■ Directions for this task
Locate the string "cbase" throughout the material and copy every line in which it occurs.

■ Material for this exercise

template <int LB, int MODE, int PER, bool FULL, bool BIG, int R, bool W2 = false, bool W4 = false>
__device__ __forceinline__ void grid16_body(const FwRunParams& p) {
  static_assert(!W4 || LB == 2, "the width flag belongs to the SWAR weights");
  static_assert(PER % 2 == 0, "group sums are read as u16 pairs");
  static_assert(R == 1 || R == 2 || R == 4, "rows per chain");
  static_assert(R == 1 || (!FULL && !BIG), "speculation: lean small-grid kernels only");
  constexpr int CPW = 4 / R;
  extern __shared__ __align__(16) uint8_t smem[];
  __shared__ int32_t s_lock;
  using P = PK<LB>;
  const int lane = __lane_id(), row = lane >> 4, q = lane & 15;
  const int sx = row & (R - 1);
  const int grp = row / R;
  const int gb = grp * R * ROW;
  const bool owner = sx == 0;
  const int wv = (int)(threadIdx.x >> 6);
  const int W = (int)in_vgpr((uint32_t)p.g.gw), H = (int)in_vgpr((uint32_t)p.g.gh);
  const int n = (int)in_vgpr((uint32_t)p.g.n);
  const int D = (int)in_vgpr((uint32_t)p.g.maxdeg), G = (int)in_vgpr((uint32_t)p.G);
  const int k = (int)in_vgpr((uint32_t)p.k);
  LDS uint8_t* const sm = (LDS uint8_t*)smem;
  LDS uint8_t* const lab = sm + LDS_GUARD + (wv * CPW + grp) * p.slot_stride;
  LDS uint32_t* const gsum = reinterpret_cast<LDS uint32_t*>(lab + p.off_gsum);
  LDS uint32_t* const ssum = reinterpret_cast<LDS uint32_t*>(lab + p.off_ssum);
  LDS uint32_t* const lvl1 = BIG ? ssum : gsum;
  LDS uint8_t* const scr = sm + p.off_scr;
  LDS uint32_t* const list = reinterpret_cast<LDS uint32_t*>(sm + p.off_list16);
  GLB uint32_t* const spill = (GLB uint32_t*)(p.spill + (size_t)blockIdx.x * (size_t)n);
  const uint32_t key0 = (uint32_t)p.seed, key1 = (uint32_t)(p.seed >> 32);
  const int GW = (G + 1) >> 1;
  const int SG = (G + 15) >> 4;
  const bool maps_on = FULL && p.m_acc != nullptr;
  const int32_t pop_lo = (int32_t)in_vgpr((uint32_t)(int32_t)max(p.pop_lo, (int64_t)INT32_MIN));
  const int32_t pop_hi = (int32_t)in_vgpr((uint32_t)(int32_t)min(p.pop_hi, (int64_t)INT32_MAX));
  const GDiv gd{in_vgpr(p.g.gm24), in_vgpr(p.g.gs24)};
  const int32_t rule = FULL ? p.accept : FW_ACCEPT_CUT;
  int my_dr, my_dc;
  role_off(q <= 8 ? q : 0, my_dr, my_dc);
  if (LB == 2 && q >= 9 && q <= 12) {
    my_dr = q == 9 ? -2 : (q == 12 ? 2 : 0);
    my_dc = q == 10 ? -2 : (q == 11 ? 2 : 0);
  }
  const uint32_t nb_lanes = q == 0   ? 0x1Eu
                            : q == 1 ? (1u << 9) | (1u << 8) | (1u << 5)
                            : q == 2 ? (1u << 10) | (1u << 8) | (1u << 7)
                            : q == 3 ? (1u << 11) | (1u << 5) | (1u << 6)
                            : q == 4 ? (1u << 12) | (1u << 6) | (1u << 7)
                                     : 0u;
  auto divmod = [&](int x, int& r, int& c) {
    r = gd(x);
    c = x - mulW(r, W);
  };
  STAMP_DECL

  {
    LDS uint32_t* s32 = reinterpret_cast<LDS uint32_t*>(scr);
    for (int i = (int)threadIdx.x; i < p.scr_bytes / 4; i += (int)blockDim.x) s32[i] = 0u;
    if (threadIdx.x == 0) s_lock = 0;
  }
  __syncthreads();

  const int nq = (p.n_chains + CPW - 1) / CPW;
  for (;;) {
    int cb = 0;
    if (lane == 0) cb = atomicAdd(p.next_chain, 1);
    const int u = rdl(cb, 0);
    if (u >= nq * p.slices) break;
    const int seg = u / nq;
    const int quad = u - seg * nq;
    const uint32_t ustep = (uint32_t)(p.steps * (seg + 1) / p.slices - p.steps * seg / p.slices);
    if (seg > 0) {
      for (;;) {
        const int done =
            rfl(__hip_atomic_load(p.seg_done + quad, __ATOMIC_RELAXED, __HIP_MEMORY_SCOPE_AGENT));
        if (done >= seg) break;
        __builtin_amdgcn_s_sleep(2);
      }
      __builtin_amdgcn_fence(__ATOMIC_ACQUIRE, "agent");
    }
    UNIT_TIME(u, 0);
    const int cbase = quad * CPW;
    const int c = cbase + grp;
    const bool has = c < p.n_chains;
    const int cc = has ? c : cbase;
    const uint64_t gid = (uint64_t)(p.chain_id0 + c);
    const bool cached = p.gcache_ok != 0 || seg > 0;

    constexpr bool OPQ = R > 1 || MODE == FW_PROPOSE_CUTEDGE;
    int ql = q;
    if constexpr (OPQ) asm volatile("" : "+v"(ql));
    {
      const u32x4* src = reinterpret_cast<const u32x4*>(p.labels + (size_t)cc * p.lab_stride);
      LDS u32x4* dst = reinterpret_cast<LDS u32x4*>(lab);
      const int nv = cached ? p.lab_copy16 : p.lab_bytes / 16;
      for (int i = sx * ROW + ql; i < nv; i += R * ROW) dst[i] = src[i];
    }
    int32_t pops = ql < k ? (int32_t)p.pops[(size_t)cc * k + ql] : 0;
    double thr_l = FULL && ql < 2 * D + 1 ? p.thr[(size_t)cc * p.thr_stride + ql] : 0.0;
    uint64_t thr53_l = ql < 2 * D + 1 ? p.thr53[(size_t)cc * p.thr_stride + ql] : 0ull;
    fw_chain_stats* stp = p.stats + cc;
    const uint64_t acc0 = FULL && p.sched ? stp->accepts : 0ull;
    auto sched_row = [&](uint64_t nacc) {
      const int64_t t = (int64_t)(acc0 + nacc) + 1 - p.sched_t0;
      const int64_t r = t < 0 ? 0 : (t >= p.sched_rows ? p.sched_rows - 1 : t);
      if (q < 2 * D + 1) {
        thr_l = p.sched[r * (2 * D + 1) + q];
        thr53_l = p.sched53[r * (2 * D + 1) + q];
      }
    };
    if (FULL && p.sched) sched_row(0);
    uint64_t att0 = stp->attempts;
    const bool first = has && !stp->stuck && stp->yields == 0 && att0 == 0;
    uint32_t n_att = 0;
    const uint64_t yields0 = stp->yields;
    int32_t stuck = has ? stp->stuck : 1;
    uint32_t s_cut = 0, s_bn = 0;
    double sum_invb = stp->sum_invb;
    const bool waits_on = FULL && p.wsamp != nullptr;
    double wsum = waits_on ? p.wsamp[2 * (size_t)cc] : 0.0;
    double wcur = waits_on ? p.wsamp[2 * (size_t)cc + 1] : 0.0;
    uint32_t n_steps = 0, n_acc = 0, n_popf = 0, n_conf = 0, n_sdeg = 0, n_adeg = 0, n_bchg = 0;
    uint32_t retries = 0;
    uint64_t n_bfs = 0, n_bfsn = 0, n_bfsd = 0;
    uint32_t bpos_w = ROW * R;
    Pend pend = maps_on ? pend_load(p, cc) : Pend{-1, 0, 0u};
    int32_t bcnt = rule == FW_ACCEPT_BOUNDARY && ql < k ? p.bcnt[(size_t)cc * k + ql] : 0;
    lds_order();

    int32_t cut, bnodes, npairs;
    {
      uint32_t cut2 = 0, bn = 0, np = 0;
      for (int t2 = 0; t2 < (cached ? 0 : GW); ++t2) {
        uint32_t tot[2];
#pragma unroll
        for (int h = 0; h < 2; ++h) {
          uint32_t w4, cd4;
          weights4x<LB, MODE, true, true, W4>(lab, 2 * t2 + h, q, W, H, n, gd, w4, cd4);
          const uint32_t ws = bsum4m(w4);
          cut2 += bsum4m(cd4);
          bn += ((cd4 & 0xFFu) != 0) + ((cd4 & 0xFF00u) != 0) + ((cd4 & 0xFF0000u) != 0) +
                ((cd4 & 0xFF000000u) != 0);
          np += ws;
          tot[h] = row_sum(ws);
        }
        if (q == 0 && has) gsum[t2] = tot[0] | (tot[1] << 16);
      }
      if constexpr (BIG) {
        for (int t2 = GW + q; t2 < SG * 8; t2 += ROW)
          if (has) gsum[t2] = 0u;
        lds_order();
        for (int w2 = q; w2 < 8 * PER; w2 += ROW) {
          uint32_t s2[2] = {0u, 0u};
#pragma unroll
          for (int h = 0; h < 2; ++h) {
            const int sg = 2 * w2 + h;
            if (sg < SG)
              for (int i = 0; i < 8; ++i) {
                const uint32_t g2 = gsum[sg * 8 + i];
                s2[h] += (g2 & 0xFFFFu) + (g2 >> 16);
              }
          }
          if (has) ssum[w2] = s2[0] | (s2[1] << 16);
        }
      } else {
        for (int t2 = GW + q; t2 < 8 * PER; t2 += ROW)
          if (has) gsum[t2] = 0u;
      }
      if (cached) {
        cut = stp->cut;
        bnodes = stp->bnodes;
        npairs = stp->npairs;
      } else {
        cut = (int32_t)(row_sum(cut2) / 2);
        bnodes = (int32_t)row_sum(bn);
        npairs = (int32_t)row_sum(np);
      }
    }
    lds_order();
    double invb = p.g.invb[bnodes];

    const int RN = FULL ? p.ring_n : 0;
    auto ring_pair = [&]() -> int32_t {
      int f = -1, sc = -1;
      for (int b0 = 0; b0 < RN; b0 += ROW) {
        const int r = b0 + q;
        const int ri = r < RN ? r : 0;
        uint32_t m = rowbits(ballot(r < RN && P::get(lab, p.ring_u[ri]) != P::get(lab, p.ring_w[ri])),
                             row);
        if (m && f < 0) {
          f = b0 + __ffs(m) - 1;
          m &= m - 1;
        }
        if (m && sc < 0) sc = b0 + __ffs(m) - 1;
      }
      return sc >= 0 ? f * RN + sc : RN * RN;
    };
    int32_t rpair = RN && has ? ring_pair() : 0;
    uint32_t rrun = 0;

    uint32_t hc0 = 0, hc1 = 0, hb0 = 0, hb1 = 0;
    int32_t base_c = max(0, cut - 16), base_b = max(0, bnodes - 16);
    auto observe = [&](bool on) {
      if (!on) return;
      if (FULL) rrun += 1;
      if (waits_on) wsum += wcur;
      s_cut += (uint32_t)cut;
      s_bn += (uint32_t)bnodes;
      sum_invb += invb;
      int ic = cut - base_c;
      if (ic < 0 || ic >= 2 * ROW) {
        if (hc0) HIST_ADD(p.hist_cut + base_c + q, (unsigned long long)hc0);
        if (hc1) HIST_ADD(p.hist_cut + base_c + ROW + q, (unsigned long long)hc1);
        hc0 = hc1 = 0;
        base_c = max(0, cut - ROW);
        ic = cut - base_c;
      }
      hc0 += ic == q;
      hc1 += ic == q + ROW;
      int ib = bnodes - base_b;
      if (ib < 0 || ib >= 2 * ROW) {
        if (hb0) HIST_ADD(p.hist_b + base_b + q, (unsigned long long)hb0);
        if (hb1) HIST_ADD(p.hist_b + base_b + ROW + q, (unsigned long long)hb1);
        hb0 = hb1 = 0;
        base_b = max(0, bnodes - ROW);
        ib = bnodes - base_b;
      }
      hb0 += ib == q;
      hb1 += ib == q + ROW;
    };
    if (waits_on && first) wcur = wait_draw(p.seed, FW_WAIT_T0, gid, p.wlp[bnodes]);
    observe(first && owner);

    U4 pb = {0u, 0u, 0u, 0u};
    int bpos = ROW;
    uint32_t w2[PER / 2];
    auto read_lvl1 = [&]() {
#pragma unroll
      for (int t = 0; t < PER / 2; ++t) w2[t] = lvl1[q * (PER / 2) + t];
    };
    read_lvl1();

    const bool unit_pop = !FULL || p.g.pop == nullptr;
    const uint32_t psh = (uint32_t)p.prio_shift;
    const uint32_t pstep = ustep >= (2u << psh) ? ustep >> psh : 2u;
    uint32_t pnext = pstep, plev = 0;
    if (psh == 3u && (__builtin_amdgcn_s_getreg((3 << 11) | 4) & 1u) == 0u) plev = 1;
    if (plev == 0) __builtin_amdgcn_s_setprio(3);
    else __builtin_amdgcn_s_setprio(2);
    for (;;) {
      STAMP(-1);
      if (!stuck && (retries >= (uint32_t)p.max_retries || npairs == 0)) stuck = 1;
      const bool act = has && !stuck && n_steps < ustep;
      if (ballot(act) == 0ull) break;
      if (rfl(n_steps) >= pnext) {
        pnext += pstep;
        plev = (plev + 1u) & 3u;
        if (plev == 0) __builtin_amdgcn_s_setprio(3);
        else if (plev == 1) __builtin_amdgcn_s_setprio(2);
        else if (plev == 2) __builtin_amdgcn_s_setprio(1);
        else __builtin_amdgcn_s_setprio(0);
      }

      U4 x;
      if constexpr (R == 1) {
        if (bpos == ROW) {
          if (n_sdeg >= p.fold_at || (s_cut | s_bn) >= p.fold_at) {
            if (q == 0 && has) {
              stp->pop_fail += n_popf;
              stp->contig_fail += n_conf;
              stp->sum_deg += n_sdeg;
              stp->sum_cut += s_cut;
              stp->sum_bnodes += s_bn;
            }
            att0 += n_att;
            n_att = n_popf = n_conf = n_sdeg = 0;
            s_cut = s_bn = 0;
          }
          const uint64_t t = att0 + (uint64_t)(n_att + (uint32_t)q);
          pb = philox((uint32_t)t, (uint32_t)(t >> 32), (uint32_t)gid, (uint32_t)(gid >> 32),
                      in_vgpr(key0), in_vgpr(key1));
          bpos = 0;
        }
        x = U4{row_first(pb.x0), row_first(pb.x1), row_first(pb.x2), row_first(pb.x3)};
        pb = U4{row_shl1(pb.x0), row_shl1(pb.x1), row_shl1(pb.x2), row_shl1(pb.x3)};
        ++bpos;
        n_att += act ? 1u : 0u;
      } else {
        if (bpos_w > (uint32_t)(ROW * R - R)) {
          const uint32_t s_any = lane_read(s_cut | s_bn, gb + q);
          if (4u * n_att >= p.fold_at || s_any >= p.fold_at) {
            const uint32_t f0 = grp_sum<R>(n_popf, gb, q), f1 = grp_sum<R>(n_conf, gb, q);
            const uint32_t f2 = grp_sum<R>(n_sdeg, gb, q);
            if (q == 0 && owner && has) {
              stp->pop_fail += f0;
              stp->contig_fail += f1;
              stp->sum_deg += f2;
              stp->sum_cut += s_cut;
              stp->sum_bnodes += s_bn;
            }
            att0 += n_att;
            n_att = n_popf = n_conf = n_sdeg = 0;
            s_cut = s_bn = 0;
          }
          const uint64_t t = att0 + (uint64_t)(n_att + (uint32_t)(sx * ROW + q));
          pb = philox((uint32_t)t, (uint32_t)(t >> 32), (uint32_t)gid, (uint32_t)(gid >> 32),
                      in_vgpr(key0), in_vgpr(key1));
          bpos_w = 0;
        }
        const int srcl = gb + (int)bpos_w + sx;
        x = U4{lane_read(pb.x0, srcl), lane_read(pb.x1, srcl), lane_read(pb.x2, srcl),
               lane_read(pb.x3, srcl)};
      }
      const uint32_t r = scale64(x.x0, x.x1, (uint32_t)(npairs > 0 ? npairs : 1));

      STAMP(0);
      uint32_t s = 0;
#pragma unroll
      for (int t = 0; t < PER / 2; ++t) s += (w2[t] & 0xFFFFu) + (w2[t] >> 16);
      uint32_t pp[PER / 2];
      {
        uint32_t base = 0;
#pragma unroll
        for (int t = 0; t < PER / 2; ++t) {
          pp[t] = __umul24(base, 0x10001u) + (w2[t] + (w2[t] << 16));
          base = pp[t] >> 16;
        }
      }
      const uint32_t incl = row_scan(s);
      const uint32_t rb1 = rowbits(ballot(incl > r), row);
      const int Lw = __ffs(rb1) - 1;
      const uint32_t rl = r - (incl - s);
      typedef uint16_t u16x2 __attribute__((ext_vector_type(2)));
      const u16x2 rl2 = __builtin_bit_cast(u16x2, __umul24(rl & 0xFFFFu, 0x10001u));
      u16x2 mn = {0xFFFFu, 0xFFFFu}, wraps = {0u, 0u};
#pragma unroll
      for (int t = 0; t < PER / 2; ++t) {
        const u16x2 e = rl2 - __builtin_bit_cast(u16x2, pp[t]);
        mn = __builtin_elementwise_min(mn, e);
        wraps += e >> (uint16_t)15;
      }
      const uint32_t rem = min(rl, (uint32_t)min(mn.x, mn.y));
      const int tfu = PER - (int)wraps.x - (int)wraps.y;
      const int tf = min(tfu, PER - 1);
      const uint32_t pk1 = row_pick(((uint32_t)(q * PER + tf) << 16) | (rem & 0xFFFFu), Lw, q);
      int gi;
      uint32_t r1;
      uint32_t rbg = 1u;
      if constexpr (BIG) {
        const int sgi = min((int)(pk1 >> 16), SG - 1);
        const uint32_t r1s = pk1 & 0xFFFFu;
        const uint32_t g2 = gsum[sgi * 8 + (q >> 1)];
        const uint32_t gv = (q & 1) ? (g2 >> 16) : (g2 & 0xFFFFu);
        const uint32_t incg = row_scan(gv);
        rbg = rowbits(ballot(incg > r1s), row);
        const int Lg = __ffs(rbg) - 1;
        const uint32_t pkg =
            row_pick(((uint32_t)(sgi * 16 + q) << 16) | ((r1s - (incg - gv)) & 0xFFFFu), Lg, q);
        gi = min((int)(pkg >> 16), G - 1);
        r1 = pkg & 0xFFFFu;
      } else {
        gi = min((int)(pk1 >> 16), G - 1);
        r1 = pk1 & 0xFFFFu;
      }

      STAMP(1);
      uint32_t w4, cd4;
      weights4x<LB, MODE, false, !W2, W4>(lab, gi, q, W, H, n, gd, w4, cd4);
      const uint32_t pref1 = w4 + (w4 << 8);
      const uint32_t pref = pref1 + (pref1 << 16);
      const uint32_t ws = pref >> 24;
      const uint32_t incl2 = row_scan(ws);
      const uint32_t rb2 = rowbits(ballot(incl2 > r1), row);
      const int L2 = __ffs(rb2) - 1;
      const uint32_t r2 = min(r1 - (incl2 - ws), 127u);
      const uint32_t gt = ((pref | 0x80808080u) - __builtin_amdgcn_perm(0u, r2 + 1u, 0u)) & 0x80808080u;
      const int t2 = gt ? (__ffs(gt) - 1) >> 3 : 3;
      const uint32_t bef2 = t2 ? (pref >> (8 * t2 - 8)) & 0xFFu : 0u;
      const uint32_t pk2 = row_pick(((uint32_t)(q * 4 + t2) << 16) | ((r2 - bef2) & 0xFFFFu), L2, q);
      const int v = min(gi * 64 + (int)(pk2 >> 16), n - 1);
      const uint32_t j = pk2 & 0xFFFFu;
      if (R == 1 && act && (rb1 == 0 || rb2 == 0 || rbg == 0)) stuck = 2;
      const bool go = act && rb1 != 0 && rb2 != 0 && rbg != 0;

      STAMP(2);
      int vr, vc;
      divmod(v, vr, vc);
      const int dv = (vr > 0) + (vc > 0) + (vc < W - 1) + (vr < H - 1);
      Hood16 h;
      h.x = -1;
      h.lx = NOLAB;
      h.bits = 0;
      h.cnt = 0;
      h.has_v = false;
      h.deg = 0;
      if constexpr (LB == 2) {
        const int xr = vr + my_dr, xc = vc + my_dc;
        const bool inb = (q <= 12) & ((uint32_t)xr < (uint32_t)H) & ((uint32_t)xc < (uint32_t)W);
        const int xx = mulW(xr, W) + xc;
        const uint32_t l0 = P::get(lab, inb ? xx : v);
        h.x = inb ? xx : -1;
        h.lx = inb ? l0 : NOLAB;
        const uint32_t m0 = rowbits(ballot(h.lx == 0u), row) & nb_lanes;
        const uint32_t m1 = rowbits(ballot(h.lx == 1u), row) & nb_lanes;
        const uint32_t m2 = rowbits(ballot(h.lx == 2u), row) & nb_lanes;
        const uint32_t m3 = rowbits(ballot(h.lx == 3u), row) & nb_lanes;
        h.bits = (m0 ? 1u : 0u) | (m1 ? 2u : 0u) | (m2 ? 4u : 0u) | (m3 ? 8u : 0u);
        if constexpr (MODE == FW_PROPOSE_CUTEDGE) {
          const uint32_t same = h.lx == 0u ? m0 : h.lx == 1u ? m1 : h.lx == 2u ? m2 : m3;
          h.cnt = (uint32_t)__popc(m0 | m1 | m2 | m3) - (uint32_t)__popc(same);
          h.deg = q == 0 ? (int)h.cnt + (int)__popc(same) : 0;
        }
        h.has_v = q >= 1 && q <= 4 && inb;
        if (!(inb && q <= 4)) {
          h.bits = 0;
          h.cnt = 0;
        }
      } else {
        const int xr = vr + my_dr, xc = vc + my_dc;
        if (q <= 8 && xr >= 0 && xr < H && xc >= 0 && xc < W) {
          h.x = xr * W + xc;
          h.lx = P::get(lab, h.x);
          if (q <= 4) {
            h.deg = (xr > 0) + (xc > 0) + (xc < W - 1) + (xr < H - 1);
            const int vslot = 4 - q;
#pragma unroll
            for (int jj = 0; jj < 4; ++jj) {
              int y = -1;
              if (jj == 0 && xr > 0) y = h.x - W;
              if (jj == 1 && xc > 0) y = h.x - 1;
              if (jj == 2 && xc < W - 1) y = h.x + 1;
              if (jj == 3 && xr < H - 1) y = h.x + W;
              if (y < 0) continue;
              if (q > 0 && jj == vslot) {
                h.has_v = true;
                continue;
              }
              const uint32_t ly = P::get(lab, y);
              h.bits |= 1u << ly;
              h.cnt += ly != h.lx;
            }
          }
        }
      }
      const uint32_t a = row_first(h.lx);
      const bool isnb = q >= 1 && q <= 4 && h.x >= 0;
      uint32_t d;
      if constexpr (MODE == FW_PROPOSE_CUTEDGE) {
        const uint32_t cm = rowbits(ballot(isnb && h.lx != a), row) >> 1;
        uint32_t mm = cm;
        for (uint32_t t = 0; t < j && t < 4; ++t) mm &= mm - 1;
        const int Lc = __ffs(mm);
        d = row_pick(h.lx, Lc, q);
      } else {
        uint32_t mask;
        if constexpr (LB == 2) {
          mask = row_first(h.bits) & ~(1u << a);
        } else {
          uint32_t fb = (isnb && h.lx != a) ? (1u << h.lx) : 0u;
          fb |= (uint32_t)__builtin_amdgcn_update_dpp(0, (int)fb, 0x111, 0xF, 0xF, true);
          fb |= (uint32_t)__builtin_amdgcn_update_dpp(0, (int)fb, 0x112, 0xF, 0xF, true);
          fb |= (uint32_t)__builtin_amdgcn_update_dpp(0, (int)fb, 0x114, 0xF, 0xF, true);
          mask = (uint32_t)__builtin_amdgcn_update_dpp(0, (int)fb, 0x154, 0xF, 0xF, false);
        }
        uint32_t mm = mask;
        if constexpr (LB == 2) {
          const uint32_t m1 = mm & (mm - 1u), m2 = m1 & (m1 - 1u);
          mm = j == 0u ? mm : (j == 1u ? m1 : m2);
        } else {
          for (uint32_t t = 0; t < j && t < 15; ++t) mm &= mm - 1;
        }
        d = (uint32_t)(__ffs(mm) - 1);
      }
      const uint32_t amb = rowbits(ballot(isnb && h.lx == a), row) >> 1;
      const int m = __popc(amb);
      const int nbd = __popc(rowbits(ballot(isnb && h.lx == d), row) >> 1);
      const int dcut = m - nbd;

■ Response box
    const int cbase = quad * CPW;
    const int c = cbase + grp;
    const int cc = has ? c : cbase;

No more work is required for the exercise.